EXERCISE DATA: Begin
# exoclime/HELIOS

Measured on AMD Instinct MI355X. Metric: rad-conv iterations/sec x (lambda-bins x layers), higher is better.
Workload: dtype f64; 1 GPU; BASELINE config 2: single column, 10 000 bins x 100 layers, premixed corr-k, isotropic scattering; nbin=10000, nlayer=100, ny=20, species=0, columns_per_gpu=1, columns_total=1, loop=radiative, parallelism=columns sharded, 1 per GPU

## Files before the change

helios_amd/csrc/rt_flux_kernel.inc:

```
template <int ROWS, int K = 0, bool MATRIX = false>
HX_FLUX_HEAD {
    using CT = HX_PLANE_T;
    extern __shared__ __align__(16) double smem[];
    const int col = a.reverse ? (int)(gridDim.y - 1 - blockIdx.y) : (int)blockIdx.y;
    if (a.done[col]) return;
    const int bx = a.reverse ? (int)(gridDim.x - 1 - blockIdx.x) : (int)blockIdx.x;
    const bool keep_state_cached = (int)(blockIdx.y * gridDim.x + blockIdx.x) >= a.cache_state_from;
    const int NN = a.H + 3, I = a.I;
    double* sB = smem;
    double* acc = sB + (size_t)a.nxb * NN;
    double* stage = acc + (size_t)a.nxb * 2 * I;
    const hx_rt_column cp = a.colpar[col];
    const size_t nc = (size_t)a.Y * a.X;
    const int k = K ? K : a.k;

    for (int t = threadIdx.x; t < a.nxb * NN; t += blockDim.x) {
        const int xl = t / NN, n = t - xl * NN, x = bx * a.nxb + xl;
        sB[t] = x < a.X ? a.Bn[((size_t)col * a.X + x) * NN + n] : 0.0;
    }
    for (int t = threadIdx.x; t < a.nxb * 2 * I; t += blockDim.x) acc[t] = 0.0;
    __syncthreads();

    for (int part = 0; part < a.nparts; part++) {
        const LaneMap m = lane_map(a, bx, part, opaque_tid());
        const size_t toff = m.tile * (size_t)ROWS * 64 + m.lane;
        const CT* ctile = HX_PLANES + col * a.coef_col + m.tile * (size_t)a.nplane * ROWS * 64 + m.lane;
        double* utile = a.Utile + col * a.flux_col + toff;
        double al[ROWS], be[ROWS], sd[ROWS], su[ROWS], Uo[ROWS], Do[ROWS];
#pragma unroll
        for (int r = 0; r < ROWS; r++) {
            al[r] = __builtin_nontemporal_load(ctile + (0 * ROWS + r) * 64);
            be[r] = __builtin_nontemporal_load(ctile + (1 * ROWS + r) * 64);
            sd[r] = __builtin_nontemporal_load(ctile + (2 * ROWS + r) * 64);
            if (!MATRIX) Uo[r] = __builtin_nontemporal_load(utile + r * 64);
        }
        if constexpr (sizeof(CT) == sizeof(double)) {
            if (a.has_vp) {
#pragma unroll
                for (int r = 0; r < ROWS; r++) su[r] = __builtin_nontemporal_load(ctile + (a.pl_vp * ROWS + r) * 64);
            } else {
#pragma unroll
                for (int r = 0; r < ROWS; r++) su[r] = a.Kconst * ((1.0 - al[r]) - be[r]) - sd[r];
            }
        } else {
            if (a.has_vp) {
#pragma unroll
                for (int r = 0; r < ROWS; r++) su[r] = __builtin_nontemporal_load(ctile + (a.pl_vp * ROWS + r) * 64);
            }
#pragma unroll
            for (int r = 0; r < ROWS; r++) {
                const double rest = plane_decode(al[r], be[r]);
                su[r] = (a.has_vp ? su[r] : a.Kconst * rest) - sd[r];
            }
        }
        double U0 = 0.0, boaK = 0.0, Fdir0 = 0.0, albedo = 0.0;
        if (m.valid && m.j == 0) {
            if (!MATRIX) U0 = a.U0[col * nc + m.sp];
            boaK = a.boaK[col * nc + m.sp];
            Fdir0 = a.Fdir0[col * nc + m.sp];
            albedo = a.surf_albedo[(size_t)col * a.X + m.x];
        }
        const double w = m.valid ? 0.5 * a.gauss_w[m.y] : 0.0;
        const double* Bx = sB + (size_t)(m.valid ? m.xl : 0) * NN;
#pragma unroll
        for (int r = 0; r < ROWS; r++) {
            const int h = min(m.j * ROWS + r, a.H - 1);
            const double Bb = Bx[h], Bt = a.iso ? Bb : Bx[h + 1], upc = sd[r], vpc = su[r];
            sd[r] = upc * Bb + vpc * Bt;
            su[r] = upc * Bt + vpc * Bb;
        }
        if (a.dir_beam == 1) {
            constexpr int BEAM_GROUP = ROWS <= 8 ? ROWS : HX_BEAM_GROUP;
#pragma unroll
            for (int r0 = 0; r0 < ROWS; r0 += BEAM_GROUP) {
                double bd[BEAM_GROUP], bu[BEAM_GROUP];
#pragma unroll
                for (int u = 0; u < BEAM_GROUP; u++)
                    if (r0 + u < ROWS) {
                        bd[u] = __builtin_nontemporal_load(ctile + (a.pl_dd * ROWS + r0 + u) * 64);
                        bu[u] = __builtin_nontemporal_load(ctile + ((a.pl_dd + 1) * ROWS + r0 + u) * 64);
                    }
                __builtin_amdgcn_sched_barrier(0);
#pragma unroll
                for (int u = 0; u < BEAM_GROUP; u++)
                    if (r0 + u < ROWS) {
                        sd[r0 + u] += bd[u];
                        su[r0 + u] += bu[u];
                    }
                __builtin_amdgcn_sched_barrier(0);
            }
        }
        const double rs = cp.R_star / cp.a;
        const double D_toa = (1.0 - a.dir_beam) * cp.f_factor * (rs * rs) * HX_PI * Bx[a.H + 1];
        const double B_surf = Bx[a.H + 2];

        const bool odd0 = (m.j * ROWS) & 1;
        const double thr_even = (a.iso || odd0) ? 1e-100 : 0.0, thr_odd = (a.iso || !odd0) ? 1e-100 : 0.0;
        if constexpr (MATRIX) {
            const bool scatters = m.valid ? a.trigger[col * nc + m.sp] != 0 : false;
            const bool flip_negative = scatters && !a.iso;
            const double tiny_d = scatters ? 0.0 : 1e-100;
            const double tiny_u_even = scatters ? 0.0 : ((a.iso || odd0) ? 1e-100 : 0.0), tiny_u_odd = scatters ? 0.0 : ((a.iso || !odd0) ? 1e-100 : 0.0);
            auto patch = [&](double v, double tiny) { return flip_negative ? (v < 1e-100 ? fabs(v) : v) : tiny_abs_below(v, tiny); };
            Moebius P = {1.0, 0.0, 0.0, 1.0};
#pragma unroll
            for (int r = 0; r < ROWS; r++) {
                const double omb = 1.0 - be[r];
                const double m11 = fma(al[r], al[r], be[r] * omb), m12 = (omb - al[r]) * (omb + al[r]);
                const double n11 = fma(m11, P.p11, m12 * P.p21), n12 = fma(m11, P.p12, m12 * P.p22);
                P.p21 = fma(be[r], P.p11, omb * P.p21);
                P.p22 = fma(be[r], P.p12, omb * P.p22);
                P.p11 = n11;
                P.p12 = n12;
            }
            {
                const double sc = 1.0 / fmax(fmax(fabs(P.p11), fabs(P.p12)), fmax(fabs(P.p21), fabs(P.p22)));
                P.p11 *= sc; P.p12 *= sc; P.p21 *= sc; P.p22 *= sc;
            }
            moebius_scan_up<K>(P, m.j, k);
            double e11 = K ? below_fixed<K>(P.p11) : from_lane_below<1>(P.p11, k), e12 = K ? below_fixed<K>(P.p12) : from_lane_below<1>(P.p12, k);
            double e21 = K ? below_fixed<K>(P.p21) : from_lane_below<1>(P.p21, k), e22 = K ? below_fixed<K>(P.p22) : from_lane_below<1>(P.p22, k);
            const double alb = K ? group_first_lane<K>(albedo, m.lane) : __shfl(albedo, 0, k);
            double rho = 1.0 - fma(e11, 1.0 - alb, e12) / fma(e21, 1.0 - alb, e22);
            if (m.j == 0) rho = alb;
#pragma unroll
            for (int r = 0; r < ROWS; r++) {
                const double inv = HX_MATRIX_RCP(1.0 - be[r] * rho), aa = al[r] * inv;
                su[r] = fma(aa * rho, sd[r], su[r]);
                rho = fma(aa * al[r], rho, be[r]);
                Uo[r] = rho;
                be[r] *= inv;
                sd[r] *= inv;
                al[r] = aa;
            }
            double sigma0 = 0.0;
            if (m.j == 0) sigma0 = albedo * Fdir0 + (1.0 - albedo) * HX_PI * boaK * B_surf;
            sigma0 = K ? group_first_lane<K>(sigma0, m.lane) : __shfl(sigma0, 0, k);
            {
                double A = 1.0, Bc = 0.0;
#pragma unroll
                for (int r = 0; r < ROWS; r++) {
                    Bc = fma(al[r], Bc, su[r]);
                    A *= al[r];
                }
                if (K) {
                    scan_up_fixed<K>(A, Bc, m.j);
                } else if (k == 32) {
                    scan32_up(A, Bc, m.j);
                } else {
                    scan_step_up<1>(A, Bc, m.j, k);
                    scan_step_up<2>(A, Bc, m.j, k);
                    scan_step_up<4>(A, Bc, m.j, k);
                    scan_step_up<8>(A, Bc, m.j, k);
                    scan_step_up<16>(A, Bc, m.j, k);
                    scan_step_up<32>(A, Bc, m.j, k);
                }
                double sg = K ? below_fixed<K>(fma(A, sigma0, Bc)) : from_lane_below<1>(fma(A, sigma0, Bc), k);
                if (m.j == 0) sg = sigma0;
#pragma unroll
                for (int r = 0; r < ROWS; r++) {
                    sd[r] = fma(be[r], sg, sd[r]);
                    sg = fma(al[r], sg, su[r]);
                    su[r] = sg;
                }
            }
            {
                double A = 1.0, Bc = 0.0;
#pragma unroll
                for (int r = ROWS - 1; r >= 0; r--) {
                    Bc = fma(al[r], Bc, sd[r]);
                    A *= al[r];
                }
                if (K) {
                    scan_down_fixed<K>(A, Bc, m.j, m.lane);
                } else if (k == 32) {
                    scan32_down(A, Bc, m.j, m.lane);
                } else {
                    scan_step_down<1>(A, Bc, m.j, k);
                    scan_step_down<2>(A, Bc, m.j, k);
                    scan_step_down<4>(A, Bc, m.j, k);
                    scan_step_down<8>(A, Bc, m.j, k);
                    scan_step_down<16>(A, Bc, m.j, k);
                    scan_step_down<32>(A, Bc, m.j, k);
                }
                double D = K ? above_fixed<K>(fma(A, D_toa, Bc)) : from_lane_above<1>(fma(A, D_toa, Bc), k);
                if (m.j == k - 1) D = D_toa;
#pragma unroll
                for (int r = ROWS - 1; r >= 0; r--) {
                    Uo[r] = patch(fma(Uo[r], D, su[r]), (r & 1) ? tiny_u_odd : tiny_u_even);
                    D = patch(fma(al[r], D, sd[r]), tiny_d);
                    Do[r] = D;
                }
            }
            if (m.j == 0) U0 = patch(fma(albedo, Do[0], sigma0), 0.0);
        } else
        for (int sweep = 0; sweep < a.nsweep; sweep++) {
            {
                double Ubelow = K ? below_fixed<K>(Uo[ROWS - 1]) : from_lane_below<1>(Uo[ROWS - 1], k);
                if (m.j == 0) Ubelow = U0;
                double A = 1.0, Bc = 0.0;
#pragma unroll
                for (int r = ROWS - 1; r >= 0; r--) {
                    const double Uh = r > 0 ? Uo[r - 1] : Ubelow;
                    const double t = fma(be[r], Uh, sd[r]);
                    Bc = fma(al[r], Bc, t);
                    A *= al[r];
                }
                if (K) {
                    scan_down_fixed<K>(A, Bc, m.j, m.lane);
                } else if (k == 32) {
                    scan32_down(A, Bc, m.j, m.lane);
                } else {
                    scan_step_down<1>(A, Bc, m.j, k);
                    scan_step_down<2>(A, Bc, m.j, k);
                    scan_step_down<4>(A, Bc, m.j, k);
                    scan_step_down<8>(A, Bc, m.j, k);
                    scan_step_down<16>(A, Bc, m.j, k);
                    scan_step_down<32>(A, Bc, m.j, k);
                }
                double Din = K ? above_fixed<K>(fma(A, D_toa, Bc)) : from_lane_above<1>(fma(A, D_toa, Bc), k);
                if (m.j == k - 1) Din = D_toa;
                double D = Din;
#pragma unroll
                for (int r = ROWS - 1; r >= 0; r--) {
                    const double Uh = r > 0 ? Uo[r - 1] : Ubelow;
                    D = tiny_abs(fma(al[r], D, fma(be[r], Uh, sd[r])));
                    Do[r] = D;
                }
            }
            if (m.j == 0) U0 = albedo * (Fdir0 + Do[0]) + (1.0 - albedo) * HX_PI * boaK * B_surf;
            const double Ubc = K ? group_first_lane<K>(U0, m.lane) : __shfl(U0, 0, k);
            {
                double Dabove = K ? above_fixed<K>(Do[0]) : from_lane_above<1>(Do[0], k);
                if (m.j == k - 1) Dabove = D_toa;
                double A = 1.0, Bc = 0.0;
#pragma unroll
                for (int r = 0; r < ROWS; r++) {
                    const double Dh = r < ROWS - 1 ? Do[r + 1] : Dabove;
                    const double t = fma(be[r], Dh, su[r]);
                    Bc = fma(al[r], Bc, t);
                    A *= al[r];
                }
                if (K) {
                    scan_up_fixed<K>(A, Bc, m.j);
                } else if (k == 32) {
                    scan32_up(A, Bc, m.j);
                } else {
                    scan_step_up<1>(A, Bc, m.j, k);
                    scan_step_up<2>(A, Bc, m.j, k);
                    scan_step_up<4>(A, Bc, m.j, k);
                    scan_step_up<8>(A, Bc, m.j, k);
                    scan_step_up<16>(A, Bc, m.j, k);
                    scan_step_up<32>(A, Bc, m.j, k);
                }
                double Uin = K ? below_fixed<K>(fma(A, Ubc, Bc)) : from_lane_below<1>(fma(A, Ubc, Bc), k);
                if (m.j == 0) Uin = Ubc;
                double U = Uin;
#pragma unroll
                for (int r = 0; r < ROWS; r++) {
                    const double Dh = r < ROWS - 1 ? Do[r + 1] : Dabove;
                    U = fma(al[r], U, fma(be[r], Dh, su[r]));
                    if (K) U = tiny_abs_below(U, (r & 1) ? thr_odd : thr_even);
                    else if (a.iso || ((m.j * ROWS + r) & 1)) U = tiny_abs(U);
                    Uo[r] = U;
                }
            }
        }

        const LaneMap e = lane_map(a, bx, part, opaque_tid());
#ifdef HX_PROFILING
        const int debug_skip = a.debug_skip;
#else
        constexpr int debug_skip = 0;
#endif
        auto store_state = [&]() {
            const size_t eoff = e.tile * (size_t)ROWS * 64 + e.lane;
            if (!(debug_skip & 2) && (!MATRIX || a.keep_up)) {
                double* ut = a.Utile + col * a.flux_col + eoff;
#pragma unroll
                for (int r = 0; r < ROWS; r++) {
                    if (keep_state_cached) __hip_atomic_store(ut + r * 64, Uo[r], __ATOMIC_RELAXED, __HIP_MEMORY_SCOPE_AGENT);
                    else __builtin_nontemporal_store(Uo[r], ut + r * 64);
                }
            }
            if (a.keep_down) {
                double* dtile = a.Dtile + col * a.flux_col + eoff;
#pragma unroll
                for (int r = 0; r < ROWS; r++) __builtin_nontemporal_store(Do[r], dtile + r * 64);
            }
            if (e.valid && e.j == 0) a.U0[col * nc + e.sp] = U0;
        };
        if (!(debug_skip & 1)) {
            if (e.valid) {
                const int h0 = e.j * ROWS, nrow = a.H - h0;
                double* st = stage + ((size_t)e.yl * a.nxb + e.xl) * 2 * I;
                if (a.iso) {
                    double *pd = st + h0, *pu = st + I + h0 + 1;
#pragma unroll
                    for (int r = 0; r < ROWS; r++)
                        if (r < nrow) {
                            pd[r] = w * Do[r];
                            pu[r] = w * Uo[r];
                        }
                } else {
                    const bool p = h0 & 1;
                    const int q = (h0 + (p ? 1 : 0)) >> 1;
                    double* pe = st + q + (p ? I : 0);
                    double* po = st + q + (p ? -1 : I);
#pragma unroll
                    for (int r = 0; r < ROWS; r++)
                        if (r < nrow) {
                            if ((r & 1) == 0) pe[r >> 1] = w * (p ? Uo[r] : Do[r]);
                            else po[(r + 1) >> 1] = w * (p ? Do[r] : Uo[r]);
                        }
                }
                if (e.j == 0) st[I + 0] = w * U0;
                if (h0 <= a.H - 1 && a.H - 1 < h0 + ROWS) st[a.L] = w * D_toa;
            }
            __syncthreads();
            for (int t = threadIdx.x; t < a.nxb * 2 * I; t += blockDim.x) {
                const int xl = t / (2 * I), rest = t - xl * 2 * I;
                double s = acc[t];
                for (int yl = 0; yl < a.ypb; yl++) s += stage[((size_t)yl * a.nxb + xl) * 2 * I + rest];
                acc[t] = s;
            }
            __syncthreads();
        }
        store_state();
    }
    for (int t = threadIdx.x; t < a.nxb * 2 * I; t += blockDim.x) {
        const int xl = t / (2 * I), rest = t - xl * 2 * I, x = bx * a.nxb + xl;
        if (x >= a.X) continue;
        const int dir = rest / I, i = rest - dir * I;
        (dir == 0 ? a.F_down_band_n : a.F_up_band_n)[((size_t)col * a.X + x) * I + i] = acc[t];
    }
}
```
EXERCISE DATA: End
*TASK GOAL:* Exactly how many lines in the data above hold "auto"? State that number only.

*SOLUTION TO THIS EXERCISE:* 2